Work item: Which lines run from the one containing "76 lines not shown" through the end of the entries? Restate them word for word, and only those.

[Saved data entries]
static int diagonal(ffm_ldu *A, double *psi, const double *source, ffm_perf *perf)
// ... 89 lines not shown
    if (m == 1) { G.use(L[only]); return ffm_k_spmv(A, L[only].*in, L[only].*out, false); }
    return FFM_OK;
}
static int pbicgstab_multi(ffm_ldu *A, int precond, const Controls &k, int n, Lane *L)
{
    ffm_ctx *c = A->ctx; hipStream_t s = c->stream; const long N = A->nOwned; const int g = sgrid(N);
    LaneGuard G(A);
    {
        const double *dg[FFM_TILE_MAXSYS], *x[FFM_TILE_MAXSYS]; double *y[FFM_TILE_MAXSYS], *sm[FFM_TILE_MAXSYS];
        for (int i = 0; i < n; i++) { dg[i] = L[i].diag; x[i] = L[i].psi; y[i] = L[i].yA; sm[i] = L[i].pA; }
        FFM_TRY(ffm_k_spmv_multi(A, n, dg, x, y, sm));
    }
    for (int i = 0; i < n; i++) {
        Lane &l = L[i]; G.use(l);
        FFM_TRY(scalar_op(c, OP_RESET));
        hipLaunchKernelGGL(k_sub, dim3(g), dim3(256), 0, s, N, l.rA, l.source, l.yA);
        FFM_TRY(norm_and_initial(A, l.psi, l.source, l.yA, l.pA, l.rA, l.perf));
        l.active = k.minIter > 0 || !check_convergence(l.perf, k);
        if (l.active) hipLaunchKernelGGL(k_copy, dim3(g), dim3(256), 0, s, N, l.rA0, l.rA);
    }
    {
        const double *dg[FFM_TILE_MAXSYS]; double *D[FFM_TILE_MAXSYS]; int m = 0, only = -1;
        for (int i = 0; i < n; i++) if (L[i].active) { dg[m] = L[i].diag; D[m] = L[i].rD; m++; only = i; }
        if (m >= 2) {
            FFM_TRY(ffm_tile_calc_rD_multi(A, m, dg, D));
            for (int j = 0; j < m; j++) hipLaunchKernelGGL(k_recip, dim3(g), dim3(256), 0, s, N, D[j], (const double *)D[j]);
        } else if (m == 1) { G.use(L[only]); A->rDKind = -1; FFM_TRY(ffm_precond_setup_i(A, precond)); }
        A->rDKind = precond; A->rDEpoch = A->coeffEpoch;
    }
    for (;;) {
        bool any = false;
        for (int i = 0; i < n; i++) if (L[i].active) {
            Lane &l = L[i]; G.use(l); any = true;
            FFM_TRY(ffm_k_dot(c, l.rA0, l.rA, N, S_TMP0));
            FFM_TRY(finish_dot(c, OP_BS_RHO, 1, 0.0, l.perf->nIterations));
            hipLaunchKernelGGL(k_bs_p, dim3(g), dim3(256), 0, s, N, l.pA, l.rA, l.AyA, c->scal_d, l.perf->nIterations == 0 ? 1 : 0);
        }
        if (!any) break;
        FFM_TRY(precond_lanes(A, precond, L, n, &Lane::pA, &Lane::yA, G));
        FFM_TRY(amul_lanes(A, L, n, &Lane::yA, &Lane::AyA, G));
        for (int i = 0; i < n; i++) if (L[i].active) {
            Lane &l = L[i]; G.use(l);
            FFM_TRY(ffm_k_dot(c, l.rA0, l.AyA, N, S_TMP0));
            FFM_TRY(finish_dot(c, OP_BS_ALPHA));
            hipLaunchKernelGGL(k_bs_s, dim3(g), dim3(256), 0, s, N, l.sA, l.rA, l.AyA, c->scal_d, c->partials_d);
            FFM_TRY(partial_sum_to(c, g, S_TMP0));
            FFM_TRY(finish_dot(c, OP_RES));
        }
        FFM_TRY(read_lane_scalars(c, L, n));
        for (int i = 0; i < n; i++) if (L[i].active) {
            Lane &l = L[i]; G.use(l);
// ... 76 lines not shown
    const size_t nb = sizeof(double) * (size_t)std::max(A->nCells, 1);
    FFM_HIP(hipMalloc((void **)&p, nb)); FFM_HIP(hipMalloc((void **)&b, nb));
    FFM_TRY(ffm_h2d(A->ctx, p, psi, sizeof(double) * A->nOwned));
    FFM_TRY(ffm_h2d(A->ctx, b, source, sizeof(double) * A->nOwned));
    int rc = ffm_solve_d(A, solver, precond, tol, relTol, minIter, maxIter, nSweeps, p, b, out);
    if (!rc) rc = ffm_d2h(A->ctx, psi, p, sizeof(double) * A->nOwned);
    hipFree(p); hipFree(b);
    return rc;
}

Exercise result:
// ... 76 lines not shown
    const size_t nb = sizeof(double) * (size_t)std::max(A->nCells, 1);
    FFM_HIP(hipMalloc((void **)&p, nb)); FFM_HIP(hipMalloc((void **)&b, nb));
    FFM_TRY(ffm_h2d(A->ctx, p, psi, sizeof(double) * A->nOwned));
    FFM_TRY(ffm_h2d(A->ctx, b, source, sizeof(double) * A->nOwned));
    int rc = ffm_solve_d(A, solver, precond, tol, relTol, minIter, maxIter, nSweeps, p, b, out);
    if (!rc) rc = ffm_d2h(A->ctx, psi, p, sizeof(double) * A->nOwned);
    hipFree(p); hipFree(b);
    return rc;
}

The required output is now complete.